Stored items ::

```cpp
__device__ __forceinline__ bool epi_rows_ok(bool col_ok, int half, int hv, bool inplace, int i, int i0) {
  return col_ok && half == 0 && (hv == 1 || !inplace || i >= i0 + 2);
}
template <int TPW, int HV>
__global__ __launch_bounds__(320) void lstm_enc_bwd_rs_kernel(EncPersistBwd e) {
  constexpr int NW = 4;
  if (SSASR_PERSIST_PRIO) __builtin_amdgcn_s_setprio(SSASR_PERSIST_PRIO);
  constexpr int T = 4 * TPW;
  constexpr int SPW = T / NW;
  constexpr int OT = (T / HV) / NW;
  constexpr int LAG = HV >= 2 ? 3 : 1;
  static_assert(TPW % HV == 0 && (T / HV) % NW == 0 && T % NW == 0 && OT >= 1 && LAG + 2 <= BWD_RS_RING, "ring too short");
  __shared__ __attribute__((aligned(16))) float4 coef[3][7][64];
  constexpr int NG = HV >= 2 ? 3 : 1;
  __shared__ __attribute__((aligned(16))) float4 sG[NG][4][64];
  __shared__ int missed;
  const int tid = threadIdx.x, wave = tid >> 6, lane = tid & 63;
  if (tid == 0) missed = 0;
  __syncthreads();
  const int r = lane & 15, q = lane >> 4;
  const PersistRole role = persist_role(HV);
  const int tile = role.tile, d = role.d, chunk = role.chunk, half = role.half;
  const int nchunk = role.nchunk;
  const bool inplace = e.tsave == nullptr;
  const int S = e.S, N = e.N, H = e.H;
  const int i0 = e.i0, i1 = e.i1 > 0 ? e.i1 : S;
  const int n0 = chunk * 16;
  const int NT = e.nt > 0 ? e.nt : N;
  const int64_t rows = (int64_t)S * NT;
  const int u0 = 16 * tile + 4 * q;
  const int n = n0 + r;
  const bool col_ok = n < N;
  float* gbase = e.gates + (int64_t)d * rows * 4 * H;
  const float* cbase = e.cs + (int64_t)d * rows * H;

  constexpr unsigned TILE_B = 64 * 16;
  constexpr unsigned SLOT_B = (unsigned)T * T * TILE_B;
  float* xbase = e.gx + ((int64_t)d * nchunk + chunk) * (BWD_RS_RING * (int64_t)(SLOT_B / 4));
  const __amdgpu_buffer_rsrc_t xrs =
      __builtin_amdgcn_make_buffer_rsrc(xbase, 0, (int)(BWD_RS_RING * SLOT_B), 0x00020000);

  if (wave == NW) {
    const int len = (col_ok && e.lens) ? e.lens[n] : 0x7fffffff;
    BpttSaved sv;
    auto live = [&](int i) { return (d ? i : S - 1 - i) < len; };
    if (col_ok) {
      sv.fetch(e, gbase, cbase, d, i0, n, u0);
      sv.publish(&coef[i0 % 3][0][lane], live(i0));
      if (i0 + 1 < S) {
        sv.fetch(e, gbase, cbase, d, i0 + 1, n, u0);
        sv.publish(&coef[(i0 + 1) % 3][0][lane], live(i0 + 1));
      }
      if (i0 + 2 < S) sv.fetch(e, gbase, cbase, d, i0 + 2, n, u0);
    }
    PersistPacer pacer{e.delay, 0};
    const u32x4 fill = {PERSIST_SENTINEL, PERSIST_SENTINEL, PERSIST_SENTINEL, PERSIST_SENTINEL};
    __syncthreads();
    int sig_k = -1, sig_stage = 0;
    for (int i = i0; i < i1; ++i) {
      if (i > 0) {
        if (i > i0) pacer.sleep();
        asm volatile("s_waitcnt vmcnt(0)" ::: "memory");
        if (sig_stage == 2) {
          asm volatile("buffer_wbl2 sc1" ::: "memory");
          sig_stage = 1;
        } else if (sig_stage == 1) {
          if (lane == 0) __hip_atomic_fetch_add(e.progress + sig_k, 1u, __ATOMIC_RELAXED, __HIP_MEMORY_SCOPE_SYSTEM);
          sig_stage = 0;
        }
        __syncthreads();
      }
      if (col_ok && i + 2 < S) {
        sv.publish(&coef[(i + 2) % 3][0][lane], live(i + 2));
        if (i + 3 < S) sv.fetch(e, gbase, cbase, d, i + 3, n, u0);
      }
      __syncthreads();
      if (epi_rows_ok(col_ok, half, HV, inplace, i, i0)) {
        const int sr = d ? i : S - 1 - i;
        float* g0 = gbase + ((int64_t)sr * NT + n) * 4 * H + u0;
#pragma unroll
        for (int g = 0; g < 4; ++g) st4(g0 + (int64_t)g * H, sG[i % NG][g][lane]);
      }
      if (e.nbound > 0 && half == 0) {
#pragma unroll
        for (int k = 0; k < 7; ++k)
          if (k < e.nbound && i + 1 == e.bound[k]) { sig_k = k; sig_stage = 2; }
      }
      if (i > i0) {
        pacer.update(missed != 0);
        missed = 0;
      }
      if (half == 0 && i >= LAG) {
        const unsigned base = (unsigned)((i - LAG) % BWD_RS_RING) * SLOT_B + (unsigned)tile * T * TILE_B;
#pragma unroll
        for (int j = 0; j < T; ++j) {
          __builtin_amdgcn_raw_buffer_store_b128(fill, xrs, (int)(j * TILE_B + lane * 16), (int)base, 16);
        }
      }
      if (HV >= 2 && inplace && half == 0 && col_ok && i == i0 + 2) {
#pragma unroll
        for (int k = 0; k < 2; ++k) {
          const int sr = d ? i0 + k : S - 1 - (i0 + k);
          float* g0 = gbase + ((int64_t)sr * NT + n) * 4 * H + u0;
#pragma unroll
          for (int g = 0; g < 4; ++g) st4(g0 + (int64_t)g * H, sG[(i0 + k) % NG][g][lane]);
// ... 43 lines not shown
    SSASR_PTRACE(i, 0);
    if (i > 0) {
      __syncthreads();
      SSASR_PTRACE(i, 2);
      const unsigned base = (unsigned)((i - 1) % BWD_RS_RING) * SLOT_B + (unsigned)tile * T * TILE_B;
      u32x4 raw[SPW];
      const unsigned lo = (unsigned)(q * TILE_B + (wave * 16 + r) * 16);
      constexpr unsigned LSTEP = 4 * TILE_B;
#pragma unroll
      for (int t = 0; t < SPW; ++t)
        raw[t] = __builtin_amdgcn_raw_buffer_load_b128(xrs, (int)(lo + t * LSTEP), (int)base, 16);
      for (unsigned tries = 0;; ++tries) {
        bool anybad = false;
#pragma unroll
        for (int t = 0; t < SPW; ++t) {
          const bool bad = raw[t].x == PERSIST_SENTINEL || raw[t].y == PERSIST_SENTINEL ||
                           raw[t].z == PERSIST_SENTINEL || raw[t].w == PERSIST_SENTINEL;
          if (__any(bad)) {
            anybad = true;
            raw[t] = __builtin_amdgcn_raw_buffer_load_b128(xrs, (int)(lo + t * LSTEP), (int)base, 16);
          }
        }
        if (!anybad) { SSASR_PRETRY(tries); if (tries && lane == 0) missed = 1; break; }
        if (persist_give_up(tries, e.status, persist_code(PK_ENC_BPTT, i))) break;
        __builtin_amdgcn_s_sleep(2);
      }
      SSASR_PTRACE(i, 3);
#pragma unroll
      for (int t = 0; t < SPW; ++t) part += __builtin_bit_cast(f32x4, raw[t]);
    }
    SSASR_PTRACE(i, 1);
    {
      float v4[4] = {part[0], part[1], part[2], part[3]};
#pragma unroll
      for (int k2 = 0; k2 < 4; ++k2) {
        float mine;
        const float other = swap16_other(v4[k2], mine);
        const float s2 = mine + other;
        const auto r32 = __builtin_amdgcn_permlane32_swap(__float_as_uint(s2), __float_as_uint(s2), false, false);
        v4[k2] = __uint_as_float(r32[0]) + __uint_as_float(r32[1]);
      }
      const float dh_in = q == 0 ? v4[0] : q == 1 ? v4[1] : q == 2 ? v4[2] : v4[3];
      SSASR_PTRACE(i, 4);
      SSASR_PTRACE(i, 5);
      const int el = 16 * wave + r;
      float di = 0.f, df = 0.f, dg = 0.f, dov = 0.f;
      if (col_ok) {
// ... 45 lines not shown
          }
          piece[kb] = __builtin_bit_cast(bf16x8, make_uint4(u[0], u[1], u[2], u[3]));
        }
#pragma unroll
        for (int pa = 0; pa + level < 3; ++pa) {
#pragma unroll
          for (int t = 0; t < OT; ++t) {
            acc[t] = __builtin_amdgcn_mfma_f32_16x16x32_bf16(wA[t][0][pa], piece[0], acc[t], 0, 0, 0);
            acc2[t] = __builtin_amdgcn_mfma_f32_16x16x32_bf16(wA[t][1][pa], piece[1], acc2[t], 0, 0, 0);
          }
        }
      }
      SSASR_PTRACE(i, 10);
      const unsigned base = (unsigned)(i % BWD_RS_RING) * SLOT_B + (unsigned)tile * TILE_B;
#pragma unroll
      for (int t = 0; t < OT; ++t) {
        __builtin_amdgcn_raw_buffer_store_b128(__builtin_bit_cast(u32x4, acc[t] + acc2[t]), xrs,
                                               (int)((otile0 + t) * T * TILE_B + lane * 16), (int)base, 16);
      }
      SSASR_PTRACE(i, 7);
    }
  }
  if (col_ok && half == 0 && i1 < S && dcs1) *dcs1 = dc1;
}

struct PlainMm {
  SegList sl;
  float* out;
  int ldo;
  int N, R;
  int act;
};

__global__ __launch_bounds__(256) void seg_matmul_plain_kernel(PlainMm pa) {
  const PlainMm a = pa;
  __shared__ __attribute__((aligned(16))) f32x4 red[4 * BWD_NB * 64];
  const int tile = blockIdx.x;
  const int n0 = blockIdx.z * (16 * BWD_NB);
  const int lane = threadIdx.x & 63;
  const int r = lane & 15, q = lane >> 4;
  const int urow = 16 * tile + r;
  seg_matmul_tile<BWD_NB, BWD_UN>(a.sl, urow, urow < a.R, n0, a.N, red);
  const int bt = threadIdx.x >> 6;
  if (bt >= BWD_NB) return;
  const int n = n0 + 16 * bt + r;
  if (n >= a.N) return;
// ... 104 lines not shown
```

### ss_asr_amd/ops.py

```python
import ctypes as C
import os
import weakref

import torch

from . import _lib
from ._lib import check


_persist_status = []
TIMEOUT_MESSAGE = 'ss_asr_amd: a persistent recurrence / decode loop timed out'
_KERNELS = {1: 'encoder forward recurrence', 2: 'encoder BPTT',
            4: 'decode loop forward', 5: 'decoder backward chain', 6: 'split-T attention step'}


def describe_status(words):
    parts = []
    for v in words:
        v = int(v) & 0xffffffff
        if v == 0:
            continue
        if v & 0x40000000:
            step = v & 0xfff
            parts.append('%s, workgroup %d, %s' % (_KERNELS.get((v >> 24) & 0x3f, 'kernel %d' % ((v >> 24) & 0x3f)),
                                                    (v >> 12) & 0xfff, 'step %d' % step if step != 0xfff else 'step unknown'))
        else:
            parts.append('status %d' % v)
    return TIMEOUT_MESSAGE + (' (' + '; '.join(parts) + ')' if parts else '')


def check_persistent_status():
    global _persist_status
    pending, _persist_status = _persist_status, []
    if pending:
        words = torch.stack([t[i] for t, i in pending]).cpu().tolist()
        if any(words):
# ... 1012 lines not shown
```

Measured before the change: 5578 utterances/sec.

## Run decoder second-cell BPTT as wavefront roles inside the backward chain kernel

Instead of running the decoder's second LSTM cell BPTT as a separate persistent kernel before the backward chain, the chain kernel gains extra workgroups. Some act as cell-2 BPTT roles that publish per-step gate gradients, and others are bridge roles that multiply those gradients by w_ih2 to form the add1 input. The cell-1 chain consumes these step by step through sentinel-polled buffers, so the two recurrences overlap in a wavefront instead of running back to back. This costs extra workgroups and workspace, adds cross-workgroup spin-waiting, and requires the whole larger grid to be co-resident. It is enabled by default when the slice count is 2 and the grid fits.

```diff
diff --git a/ss_asr_amd/csrc/common.h b/ss_asr_amd/csrc/common.h
--- a/ss_asr_amd/csrc/common.h
+++ b/ss_asr_amd/csrc/common.h
@@ -176,7 +176,10 @@
   int test_drop_dec_slice;
   int attn_rph;
   int no_tsave;
+  int dec_bwd_wavefront;
+  int dec_bwd_last_form;
 };
+void ssasr_note_dec_bwd_form(int form);
 const SsasrOptions& ssasr_options();
 int64_t ssasr_resident_capacity(const void* kernel, int threads, size_t dyn_lds);
 size_t ssasr_gemm_min_lds_bytes();
diff --git a/ss_asr_amd/csrc/decoder.hip b/ss_asr_amd/csrc/decoder.hip
--- a/ss_asr_amd/csrc/decoder.hip
+++ b/ss_asr_amd/csrc/decoder.hip
@@ -11,6 +11,7 @@
 #include "decoder_persistent.h"
 #include "decoder_long.h"
 #include "decoder_bwd_persistent.h"
+#include <algorithm>
 #include <cstdlib>
 
 extern "C" int ssasr_abi_version(void) { return 16; }
@@ -26,7 +27,7 @@
   if (chain_slices(T) == 0 || chain_slices(T) * B > CB_MAXATT) return 0;
   if (chain_xc_floats(U) * sizeof(float) >= (1ull << 31)) return 0;
   return (int64_t)(U * B * A + ((U * B + 63) & ~(int64_t)63) + chain_xa_floats(U) + chain_xc_floats(U) +
-                   chain_xu_floats(U, T) + U * B * 4 * D);
+                   chain_xu_floats(U, T) + chain_xg_floats(U, B) + chain_xd_floats(U, B) + U * B * 4 * D);
 }
 
 namespace {
@@ -444,11 +445,15 @@
   const void* chain_fn = nsl == 6 ? reinterpret_cast<const void*>(decoder_bwd_chain_kernel<6>)
                        : nsl == 4 ? reinterpret_cast<const void*>(decoder_bwd_chain_kernel<4>)
                                   : reinterpret_cast<const void*>(decoder_bwd_chain_kernel<2>);
+  bool wavefront = false;
   if (chain) {
     const size_t lds = chain_lds_bytes((int)T);
     SSASR_HIP(hipFuncSetAttribute(chain_fn, hipFuncAttributeMaxDynamicSharedMemorySize, (int)lds));
-    chain = dec_grid_fits(chain_fn, 320, lds, nsl * B + 64);
-  }
+    wavefront = opt.dec_bwd_wavefront && nsl == 2 && cell2_direct && U >= 3 && !opt.bptt_halves_off &&
+                dec_grid_fits(chain_fn, 320, lds, nsl * B + 64 + CB_NCELL2 + CB_NBRIDGE);
+    chain = wavefront || dec_grid_fits(chain_fn, 320, lds, nsl * B + 64);
+  }
+  ssasr_note_dec_bwd_form(wavefront ? 2 : chain ? 1 : 0);
   if (!chain) {
     if ((rc = ssasr_launch_transpose(d.w_phi, d.w_phi_t, (int)A, (int)D, st))) return rc;
     if ((rc = ssasr_launch_transpose(d.w_ih1, g.ws_t_ih1, (int)(4 * D), (int)(D + E), st))) return rc;
@@ -460,7 +465,7 @@
   dim3 cgrid = cell_bwd_grid(D, 1, B), cblock(256);
   float* dc1 = g.ws_dc;
   float* dc2 = g.ws_dc + 2 * B * D;
-  if (cell2_first) {
+  if (cell2_first && !wavefront) {
     if ((rc = ssasr_launch_bptt_persistent(cell2_direct ? nullptr : g.ws_t_hh2, d.gates2, d.c2, g.ws_dh2, B * D, D,
                                            nullptr, g.ws_gx, g.ws_sync, U, B, D, 1, st, 0, 0, nullptr,
                                            cell2_direct ? d.w_hh2 : nullptr, nullptr, armed && cell2_direct)))
@@ -483,7 +488,9 @@
     float* xa = wsS + ((U * B + 63) & ~(int64_t)63);
     float* xc = xa + chain_xa_floats(U);
     float* xu = xc + chain_xc_floats(U);
-    float* dg1 = xu + chain_xu_floats(U, T);
+    float* xg = xu + chain_xu_floats(U, T);
+    float* xd = xg + chain_xg_floats(U, B);
+    float* dg1 = xd + chain_xd_floats(U, B);
     {
       GemmDesc m{};
       m.A = d.att; m.ma = rm_dense(T); m.sa = U * T;
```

WHAT IS NEEDED :: Whenever a line of the entries contains the string "publish", copy that line.

ANSWER AREA ::
      sv.publish(&coef[i0 % 3][0][lane], live(i0));
        sv.publish(&coef[(i0 + 1) % 3][0][lane], live(i0 + 1));
        sv.publish(&coef[(i + 2) % 3][0][lane], live(i + 2));
Instead of running the decoder's second LSTM cell BPTT as a separate persistent kernel before the backward chain, the chain kernel gains extra workgroups. Some act as cell-2 BPTT roles that publish per-step gate gradients, and others are bridge roles that multiply those gradients by w_ih2 to form the add1 input. The cell-1 chain consumes these step by step through sentinel-polled buffers, so the two recurrences overlap in a wavefront instead of running back to back. This costs extra workgroups and workspace, adds cross-workgroup spin-waiting, and requires the whole larger grid to be co-resident. It is enabled by default when the slice count is 2 and the grid fits.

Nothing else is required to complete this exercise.